Understanding the Dataset

Before starting to code and build the neural network, it’s essential to spend a fair amount of time understanding the dataset on which we will work. This knowledge will help make the model more effective.

Here’s what I learned about the MNIST dataset:

Dataset Overview: The dataset contains 70,000 handwritten digit images, each sized at 28x28 pixels. Each image is paired with a label that indicates the digit it represents (from 0 to 9), which is crucial for supervised learning.
Train/Test Split: The dataset is typically divided into a training set (60,000 images) and a test set (10,000 images). This split allows us to evaluate the performance of the model after training.
Data Format: Each image is represented as a 28x28 array of grayscale pixel values, ranging from 0 (black) to 255 (white).

Setting up My Environment

Since my old laptop has a habit of heating up and running slowly, I decided to take my coding to Kaggle. It’s a fantastic platform that gives me access to powerful hardware for training my models and lets me save my dataset and code in the cloud. This way, I can easily access my projects from anywhere without worrying about my laptop overheating. Plus, the community and built-in notebooks are super helpful for getting tips and improving my models!

So, Let’s Start —

Required Libraries:

For this project, I needed only two key and one extra library:

NumPy: For numerical operations and array handling.
Pandas: For importing the MNIST data from a CSV file.
Matplotlib: For displaying the images of handwritten digits.

Code-

import numpy as np
import pandas as pd
import matplotlib.pyplot as plt

I imported the libraries NumPy, Pandas, and Matplotlib as np, pd, and plt respectively. This makes our code cleaner and easier to work with as we move forward. Plus, using shorter names is a common practice that enhances readability!

Loading the Dataset

The MNIST dataset is readily available in several formats, but for this blog, I used the CSV version. Here’s how I loaded the dataset:

# Load the dataset
data = pd.read_csv('path_to_mnist_training_data.csv')

After loading the data, I converted pandas DataFrame into a NumPy array for easier manipulation. The dataset is organized such that the first column represents the labels (the digit each image represents), and the remaining columns represent the pixel values of the images.

# Converting the DataFrame to a NumPy array for easier manipulation
data = np.array(data)

Preparing the data

Before diving into the neural network implementation, I needed to preprocess the data. This involves various steps:

Getting the shape of the data- number of samples(m) and features(n):

m, n = data.shape

Shuffling the data to ensure randomness in training:

np.random.shuffle(data)

Separating the data into validation data and training data and their labels and features and normalizing input data.

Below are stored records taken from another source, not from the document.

# ddiazdom/grlBWT

Measured on AMD Instinct MI355X. Metric: input MB/s building BCR BWT on 10 GB DNA reads, 1/2/4/8 MI355X, higher is better.
Workload: dtype u8; 1 GPU; 66225166 x 150 bp Illumina-style reads (10000000066 bytes) from a 330000000 bp genome, 0.5% substitutions; BASELINE configs[3]; input_resident=HBM, output=.rl_bwt image in HBM, parallelism=1 GPU

## Files before the change

### grlbwt_amd/csrc/engine_impl.hpp

```cpp

#include "switches.hpp"

namespace GRL_NS {

using prim::u8;
using prim::u16;
using prim::u32;
using prim::u64;
typedef GRL_IDX_T idx_t;

template <class T>
struct DBuf {
    T *p = nullptr;
    u64 n = 0;
    DBuf() {}
    explicit DBuf(u64 n_) { alloc(n_); }
    DBuf(const DBuf &) = delete;
    DBuf &operator=(const DBuf &) = delete;
    DBuf(DBuf &&o) noexcept : p(o.p), n(o.n) { o.p = nullptr; o.n = 0; }
    DBuf &operator=(DBuf &&o) noexcept {
        if (this != &o) { release(); p = o.p; n = o.n; o.p = nullptr; o.n = 0; }
        return *this;
    }
    ~DBuf() { release(); }
    void alloc(u64 n_) { release(); p = (T *)prim::dev_alloc((n_ ? n_ : 1) * sizeof(T)); n = n_; }
    void release() { if (p) prim::dev_free(p); p = nullptr; n = 0; }
    void shrink(u64 n_) { if (p && n_ < n) { prim::dev_shrink(p, (n_ ? n_ : 1) * sizeof(T)); n = n_; } }
    void zero() { prim::dev_memset(p, 0, n * sizeof(T)); }
    void fill_ff() { prim::dev_memset(p, 0xFF, n * sizeof(T)); }
    std::vector<T> to_host(u64 cnt) const { std::vector<T> h(cnt); prim::d2h(h.data(), p, cnt * sizeof(T)); return h; }
    T get(u64 i) const { T v; prim::d2h(&v, p + i, sizeof(T)); return v; }
};

static inline unsigned bitlen64(u64 v) { return v == 0 ? 0 : 64 - (unsigned)__builtin_clzll(v); }

static inline bool test_fail_rank(int fail_rank, int me) {
    if constexpr (prim::kIsDevice) { (void)fail_rank; (void)me; return false; }
    else return fail_rank == me;
}

template <class T>
GRL_HD u64 upper_bound(const T *a, u64 n, T v) {
    u64 lo = 0, hi = n;
    while (lo < hi) { u64 mid = (lo + hi) >> 1; if (a[mid] <= v) lo = mid + 1; else hi = mid; }
// ... 639 lines not shown
    }
};
template <class F>
struct ListedFn {
    F f; const u64 *pos;
    static constexpr int kBatch = 1;
    static constexpr bool kClaims = F::kClaims;
    u64 *claim_bits = nullptr;
    GRL_DEV u64 claim_pos(u64 v) const { return pos[v]; }
    GRL_DEV bool is_start(u64) const { return true; }
    GRL_DEV u32 process(u64 v) const { return f.process(pos[v]); }
    GRL_DEV u32 operator()(u64 v) const { return f.process(pos[v]); }
    GRL_DEV void process_batch(const u64 *, const bool *, u32 *) const {}
    GRL_DEV void first_seen(u32 slot, u64 v) const { f.first_seen(slot, pos[v]); }
};

template <class cell_t, bool FIRST>
struct CompactTableFn {
    const cell_t *t;
    CellOps<cell_t, FIRST> ops;
    const u64 *startbits;
    const u64 *keys; const idx_t *counts;
    u64 *ph_pos; idx_t *ph_freq; u32 *ph_len; u32 *ph_slot; u8 *ph_lastT;
    int ks; u64 cs; const u64 *rep_pos;
    u64 n;
    GRL_DEV void emit(u64 s, u64 k) const {
        u64 k64 = keys[s << ks];
        u64 pos, len;
        bool lastT;
        if (k64 & kExactKey) {
// ... 43 lines not shown
        const u64 k0 = pbase[p], cnt = (u64)pbase[p + 1] - k0, src0 = pstart[p];
        for (u64 j = i & 63; j < cnt; j += 64) {
            const u64 k = k0 + j, src = src0 + j;
            const u64 hi = dhi[src];
            const prim::U128 r(rec_lo(dkey[src], hi), hi);
            const u32 f = dcnt[src];
            ph_key[k] = r; ph_pos[k] = 0; ph_freq[k] = (idx_t)f; ph_len[k] = rec_len(r); ph_slot[k] = slot0 + (u32)k;
            ph_lastT[k] = (r.hi & kPhrLastT) ? 1 : 0;
            ph_vflag[k] = (u8)((f > 1 ? 2u : 0u) | ((r.hi & kPhrLastT) ? 1u : 0u));
        }
    }
};
struct PartValFn {
    const u64 *pstart; const u32 *pbase; const u32 *lid; const u32 *slot_val; u32 slot0; u32 *out;
    const u8 *vflag;
    GRL_DEV void operator()(u64 i) const {
        const u64 p = i >> 6;
        const u64 a = pstart[p], e = pstart[p + 1], k0 = (u64)pbase[p], v0 = (u64)slot0 + k0;
        for (u64 x = a + (i & 63); x < e; x += 256) {
            u32 l[4], v[4];
#pragma unroll
            for (int j = 0; j < 4; j++) l[j] = x + 64u * j < e ? lid[x + 64u * j] : prim::kNoId;
#pragma unroll
            for (int j = 0; j < 4; j++) v[j] = l[j] == prim::kNoId ? 0u : (slot_val[v0 + (u64)l[j]] | (vflag ? (u32)vflag[k0 + (u64)l[j]] : 0u));
#pragma unroll
            for (int j = 0; j < 4; j++) if (x + 64u * j < e) out[x + 64u * j] = v[j];
        }
    }
};
struct PartCombineFn {
    const u32 *slot_val; const u32 *vals; u32 *text;
    GRL_DEV void operator()(u64 i) const { const u32 m = text[i]; text[i] = (m & kLongMark) ? slot_val[m & ~kLongMark] : vals[i]; }
};
struct LenIn {
    const u32 *l;
    GRL_DEV u32 operator()(u64 i) const { return l[i]; }
};
struct FreqLenIn {
    const idx_t *f; const u32 *l;
    GRL_DEV prim::Pair<u64, u64> operator()(u64 i) const { return prim::Pair<u64, u64>((u64)f[i], (u64)l[i]); }
};
GRL_HD u64 rank1(const u64 *words, const idx_t *base, u64 x);
template <class cell_t, bool FIRST, int PER = 4>
struct DictBuildFn {
    const cell_t *t;
    CellOps<cell_t, FIRST> ops;
    const u32 *ph_off; u64 D; u64 S; const u64 *ph_pos;
// ... 819 lines not shown
                u64 x = x16[k], w = x >> 6;
                if (w != cur) { prim::atomic_or(&words[cur * ws], m); m = 0; cur = w; }
                m |= 1ull << (x & 63);
            }
        }
        prim::atomic_or(&words[cur * ws], m);
    }
};
GRL_HD u64 rank1(const u64 *words, const idx_t *base, u64 x) {
    return (u64)base[x >> 6] + (u64)__builtin_popcountll(words[x >> 6] & ((1ull << (x & 63)) - 1ull));
}
static inline void build_rankbits(RankBits &rb, const idx_t *pos, u64 count, u64 nbits, const char *name) {
    u64 nw = nbits / 64 + 2;
    rb.words.alloc(nw);
    rb.base.alloc(nw + 1);
    rb.words.zero();
    prim::for_each((count + 15) / 16, BuildBitsFn{pos, count, rb.words.p}, name);
    prim::exclusive_scan_nosync<idx_t>(nw, PopcIn{rb.words.p}, rb.base.p, true, name);
}

struct BuildBits32Fn {
    const u32 *pos; u64 count; u64 *words;
    GRL_DEV void operator()(u64 j) const {
        u64 i0 = j * 16, i1 = i0 + 16 < count ? i0 + 16 : count;
        u64 cur = (u64)pos[i0] >> 6, m = 0;
        for (u64 i = i0; i < i1; i++) {
            u64 x = pos[i], w = x >> 6;
            if (w != cur) { prim::atomic_or(&words[cur], m); m = 0; cur = w; }
            m |= 1ull << (x & 63);
        }
        prim::atomic_or(&words[cur], m);
    }
};
static inline void build_rankbits32(RankBits &rb, const u32 *pos, u64 count, u64 nbits, const char *name) {
    u64 nw = nbits / 64 + 2;
    rb.words.alloc(nw);
    rb.base.alloc(nw + 1);
    rb.words.zero();
    prim::for_each((count + 15) / 16, BuildBits32Fn{pos, count, rb.words.p}, name);
    prim::exclusive_scan_nosync<idx_t>(nw, PopcIn{rb.words.p}, rb.base.p, true, name);
}
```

data_dev = data[0:1000].T         # Development set of 1000 samples
Y_dev = data_dev[0]               # Labels for the development set
X_dev = data_dev[1:n]             # Features for the development set
X_dev = X_dev / 255               # Normalizing the input data

data_train = data[1000:m].T       # Training set
Y_train = data_train[0]           # Labels for the training set
X_train = data_train[1:n]         # Features for the training set
X_train = X_train / 255           # Normalizing the input data

I divided the data into the validation set because it is important for Hyperparameter tuning and prevent overfitting.(At first I totally forgot this step)

Normalizing the pixel values (scaling them between 0 and 1) helps the model converge faster during training.

Deciding the Neural Network(NN) Architecture

Before jumping into the coding Neural Network, I had to plan out the architecture of the Neural Network I was going to build. Initially, I started with a simple setup consisting of an input layer, one hidden layer with 10 neurons, and an output layer with 10 neurons (one for each digit class, representing digits 0–9). However, I realized that by tweaking the architecture, I could improve the accuracy of my model.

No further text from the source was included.